Task description:
Below is a set of entries; copy all of them exactly.

──────── Material shown

# quentinll/pertrenderer

Hardware: AMD Instinct MI355X
Metric: rendered frames/sec + ms/backward, 256² img, 50 faces/px, 8 samples (higher is better)
Workload: dtype f32; 1 GPU; cfg2 pose-opt step: sphere_642 (1280 faces), 256x256, faces_per_pixel=50, Sr=Sa=8 Gaussian, sigma=1e-3 gamma=1e-2, blur=ln(1e4-1)*sigma, fwd + L2 loss (native) + bwd + Adam step on the pose (lr 5e-2); image_size=256, faces_per_pixel=50, nb_samples=8, rast_samples=8, batch=1, execution=graph, parallelism=single GPU

## Files before the change

### pertrenderer_amd/csrc/pr_rast.hip

```cpp
#include <cstdlib>
#include <type_traits>

#include <hip/hip_fp16.h>

#include "pr_common.h"

namespace pr {
namespace {

constexpr float kEps = 1e-8f;
constexpr int kTile = 4;

struct V2 {
  float x, y;
};

template <bool FAST = false>
PR_DEV float dv(float a, float b) {
  if constexpr (FAST) return a * __builtin_amdgcn_rcpf(b);
  else return a / b;
}

PR_DEV float edge_fn(V2 p, V2 a, V2 b) { return (p.x - a.x) * (b.y - a.y) - (p.y - a.y) * (b.x - a.x); }

// ... 396 lines not shown
        const int je = j >> 6;
#pragma unroll
        for (int e = 0; e < E; ++e) {
          const int pe = e ^ je;
          if (pe > e) {
            const bool up = ((e * 64 + lane) & k) == 0;
            const float a = key[e], b = key[pe];
            if ((a > b) == up) {
              key[e] = b; key[pe] = a;
              const int t = val[e]; val[e] = val[pe]; val[pe] = t;
            }
          }
        }
      } else {
#pragma unroll
        for (int e = 0; e < E; ++e) {
          const float ok = __shfl_xor(key[e], j);
          const int ov = __shfl_xor(val[e], j);
          const int i = e * 64 + lane;
          const bool up = (i & k) == 0, lower = (lane & j) == 0;
          const bool take = lower == up ? (ok < key[e]) : (ok > key[e]);
          if (take) { key[e] = ok; val[e] = ov; }
        }
      }
    }
  }
}

template <int E>
PR_DEV void wave_sort_lds(float* lkey, int* lidx, int lane) {
  float kk[E];
  int vv[E];
#pragma unroll
  for (int e = 0; e < E; ++e) { kk[e] = lkey[e * 64 + lane]; vv[e] = lidx[e * 64 + lane]; }
  wave_bitonic_sort<E>(kk, vv, lane);
#pragma unroll
  for (int e = 0; e < E; ++e) { lkey[e * 64 + lane] = kk[e]; lidx[e * 64 + lane] = vv[e]; }
}

PR_DEV bool ekey_less(float2 x, float2 y) { return key_less(x.x, __float_as_int(x.y), y.x, __float_as_int(y.y)); }

template <int SL>
PR_HD size_t rast_fwd_wave_bytes(int K) {
  using C = RastCfg<SL>;
  const size_t b = C::CH * sizeof(FaceRec) + (size_t)K * (64 / SL + rast_qpad<SL>()) * 8 + 64 * 4 + C::CH * 12;
  return (b + 15) / 16 * 16;
}

template <int SL>
size_t rast_fwd_lds_sl(int K, int NW) {
  return NW * rast_fwd_wave_bytes<SL>(K) + (size_t)RastCfg<SL>::CAP * 12 + 16;
}

size_t rast_fwd_lds(int K, int SL, int NW = 1) {
  return SL == 8 ? rast_fwd_lds_sl<8>(K, 1)
                 : SL == 4 ? rast_fwd_lds_sl<4>(K, NW) : (SL == 2 ? rast_fwd_lds_sl<2>(K, 1) : rast_fwd_lds_sl<1>(K, 1));
}

template <int SL>
PR_DEV int from_slice(int v, int s) {
  if constexpr (SL == 1) {
    return v;
  } else if constexpr (SL == 2) {
    switch (s) {
      case 0: return __builtin_amdgcn_update_dpp(0, v, 0xA0, 0xf, 0xf, false);
      default: return __builtin_amdgcn_update_dpp(0, v, 0xF5, 0xf, 0xf, false);
    }
  } else if constexpr (SL == 8) {
    return __shfl(v, (int)(__lane_id() & ~7u) | s);
  } else {
    switch (s) {
      case 0: return __builtin_amdgcn_update_dpp(0, v, 0x00, 0xf, 0xf, false);
      case 1: return __builtin_amdgcn_update_dpp(0, v, 0x55, 0xf, 0xf, false);
      case 2: return __builtin_amdgcn_update_dpp(0, v, 0xAA, 0xf, 0xf, false);
      default: return __builtin_amdgcn_update_dpp(0, v, 0xFF, 0xf, 0xf, false);
    }
  }
}

template <int SL>
PR_DEV int quad_rot(int v, int r) {
  if constexpr (SL == 2) {
    return __builtin_amdgcn_update_dpp(0, v, 0xB1, 0xf, 0xf, false);
  } else if constexpr (SL == 8) {
    const unsigned l = __lane_id();
    return __shfl(v, (int)((l & ~7u) | ((l + (unsigned)r) & 7u)));
  } else {
    switch (r) {
      case 1: return __builtin_amdgcn_update_dpp(0, v, 0x39, 0xf, 0xf, false);
      case 2: return __builtin_amdgcn_update_dpp(0, v, 0x4E, 0xf, 0xf, false);
      default: return __builtin_amdgcn_update_dpp(0, v, 0x93, 0xf, 0xf, false);
    }
  }
}

PR_DEV int64_t uniform64(int64_t v) {
  return (int64_t)(((uint64_t)(uint32_t)__builtin_amdgcn_readfirstlane((int)(v >> 32)) << 32) |
                   (uint32_t)__builtin_amdgcn_readfirstlane((int)v));
}

PR_DEV void ring_tile(int b, int m, int& tx, int& ty) {
  int r = (int)(__builtin_sqrtf((float)b) * 0.5f);
  while (4 * (r + 1) * (r + 1) <= b) ++r;
  while (4 * r * r > b) --r;
  const int k = b - 4 * r * r, s = 2 * r + 2, c0 = m / 2 - r - 1;
  if (k < s) { tx = c0 + k; ty = c0; }
  else if (k < 2 * s - 2) { tx = c0 + s - 1; ty = c0 + 1 + (k - s); }
  else if (k < 3 * s - 2) { tx = c0 + s - 1 - (k - (2 * s - 2)); ty = c0 + s - 1; }
  else { tx = c0; ty = c0 + s - 2 - (k - (3 * s - 2)); }
}
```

────────────────

Output below:
# quentinll/pertrenderer

Hardware: AMD Instinct MI355X
Metric: rendered frames/sec + ms/backward, 256² img, 50 faces/px, 8 samples (higher is better)
Workload: dtype f32; 1 GPU; cfg2 pose-opt step: sphere_642 (1280 faces), 256x256, faces_per_pixel=50, Sr=Sa=8 Gaussian, sigma=1e-3 gamma=1e-2, blur=ln(1e4-1)*sigma, fwd + L2 loss (native) + bwd + Adam step on the pose (lr 5e-2); image_size=256, faces_per_pixel=50, nb_samples=8, rast_samples=8, batch=1, execution=graph, parallelism=single GPU

## Files before the change

### pertrenderer_amd/csrc/pr_rast.hip

```cpp
#include <cstdlib>
#include <type_traits>

#include <hip/hip_fp16.h>

#include "pr_common.h"

namespace pr {
namespace {

constexpr float kEps = 1e-8f;
constexpr int kTile = 4;

struct V2 {
  float x, y;
};

template <bool FAST = false>
PR_DEV float dv(float a, float b) {
  if constexpr (FAST) return a * __builtin_amdgcn_rcpf(b);
  else return a / b;
}

PR_DEV float edge_fn(V2 p, V2 a, V2 b) { return (p.x - a.x) * (b.y - a.y) - (p.y - a.y) * (b.x - a.x); }

// ... 396 lines not shown
        const int je = j >> 6;
#pragma unroll
        for (int e = 0; e < E; ++e) {
          const int pe = e ^ je;
          if (pe > e) {
            const bool up = ((e * 64 + lane) & k) == 0;
            const float a = key[e], b = key[pe];
            if ((a > b) == up) {
              key[e] = b; key[pe] = a;
              const int t = val[e]; val[e] = val[pe]; val[pe] = t;
            }
          }
        }
      } else {
#pragma unroll
        for (int e = 0; e < E; ++e) {
          const float ok = __shfl_xor(key[e], j);
          const int ov = __shfl_xor(val[e], j);
          const int i = e * 64 + lane;
          const bool up = (i & k) == 0, lower = (lane & j) == 0;
          const bool take = lower == up ? (ok < key[e]) : (ok > key[e]);
          if (take) { key[e] = ok; val[e] = ov; }
        }
      }
    }
  }
}

template <int E>
PR_DEV void wave_sort_lds(float* lkey, int* lidx, int lane) {
  float kk[E];
  int vv[E];
#pragma unroll
  for (int e = 0; e < E; ++e) { kk[e] = lkey[e * 64 + lane]; vv[e] = lidx[e * 64 + lane]; }
  wave_bitonic_sort<E>(kk, vv, lane);
#pragma unroll
  for (int e = 0; e < E; ++e) { lkey[e * 64 + lane] = kk[e]; lidx[e * 64 + lane] = vv[e]; }
}

PR_DEV bool ekey_less(float2 x, float2 y) { return key_less(x.x, __float_as_int(x.y), y.x, __float_as_int(y.y)); }

template <int SL>
PR_HD size_t rast_fwd_wave_bytes(int K) {
  using C = RastCfg<SL>;
  const size_t b = C::CH * sizeof(FaceRec) + (size_t)K * (64 / SL + rast_qpad<SL>()) * 8 + 64 * 4 + C::CH * 12;
  return (b + 15) / 16 * 16;
}

template <int SL>
size_t rast_fwd_lds_sl(int K, int NW) {
  return NW * rast_fwd_wave_bytes<SL>(K) + (size_t)RastCfg<SL>::CAP * 12 + 16;
}

size_t rast_fwd_lds(int K, int SL, int NW = 1) {
  return SL == 8 ? rast_fwd_lds_sl<8>(K, 1)
                 : SL == 4 ? rast_fwd_lds_sl<4>(K, NW) : (SL == 2 ? rast_fwd_lds_sl<2>(K, 1) : rast_fwd_lds_sl<1>(K, 1));
}

template <int SL>
PR_DEV int from_slice(int v, int s) {
  if constexpr (SL == 1) {
    return v;
  } else if constexpr (SL == 2) {
    switch (s) {
      case 0: return __builtin_amdgcn_update_dpp(0, v, 0xA0, 0xf, 0xf, false);
      default: return __builtin_amdgcn_update_dpp(0, v, 0xF5, 0xf, 0xf, false);
    }
  } else if constexpr (SL == 8) {
    return __shfl(v, (int)(__lane_id() & ~7u) | s);
  } else {
    switch (s) {
      case 0: return __builtin_amdgcn_update_dpp(0, v, 0x00, 0xf, 0xf, false);
      case 1: return __builtin_amdgcn_update_dpp(0, v, 0x55, 0xf, 0xf, false);
      case 2: return __builtin_amdgcn_update_dpp(0, v, 0xAA, 0xf, 0xf, false);
      default: return __builtin_amdgcn_update_dpp(0, v, 0xFF, 0xf, 0xf, false);
    }
  }
}

template <int SL>
PR_DEV int quad_rot(int v, int r) {
  if constexpr (SL == 2) {
    return __builtin_amdgcn_update_dpp(0, v, 0xB1, 0xf, 0xf, false);
  } else if constexpr (SL == 8) {
    const unsigned l = __lane_id();
    return __shfl(v, (int)((l & ~7u) | ((l + (unsigned)r) & 7u)));
  } else {
    switch (r) {
      case 1: return __builtin_amdgcn_update_dpp(0, v, 0x39, 0xf, 0xf, false);
      case 2: return __builtin_amdgcn_update_dpp(0, v, 0x4E, 0xf, 0xf, false);
      default: return __builtin_amdgcn_update_dpp(0, v, 0x93, 0xf, 0xf, false);
    }
  }
}

PR_DEV int64_t uniform64(int64_t v) {
  return (int64_t)(((uint64_t)(uint32_t)__builtin_amdgcn_readfirstlane((int)(v >> 32)) << 32) |
                   (uint32_t)__builtin_amdgcn_readfirstlane((int)v));
}

PR_DEV void ring_tile(int b, int m, int& tx, int& ty) {
  int r = (int)(__builtin_sqrtf((float)b) * 0.5f);
  while (4 * (r + 1) * (r + 1) <= b) ++r;
  while (4 * r * r > b) --r;
  const int k = b - 4 * r * r, s = 2 * r + 2, c0 = m / 2 - r - 1;
  if (k < s) { tx = c0 + k; ty = c0; }
  else if (k < 2 * s - 2) { tx = c0 + s - 1; ty = c0 + 1 + (k - s); }
  else if (k < 3 * s - 2) { tx = c0 + s - 1 - (k - (2 * s - 2)); ty = c0 + s - 1; }
  else { tx = c0; ty = c0 + s - 2 - (k - (3 * s - 2)); }
}
```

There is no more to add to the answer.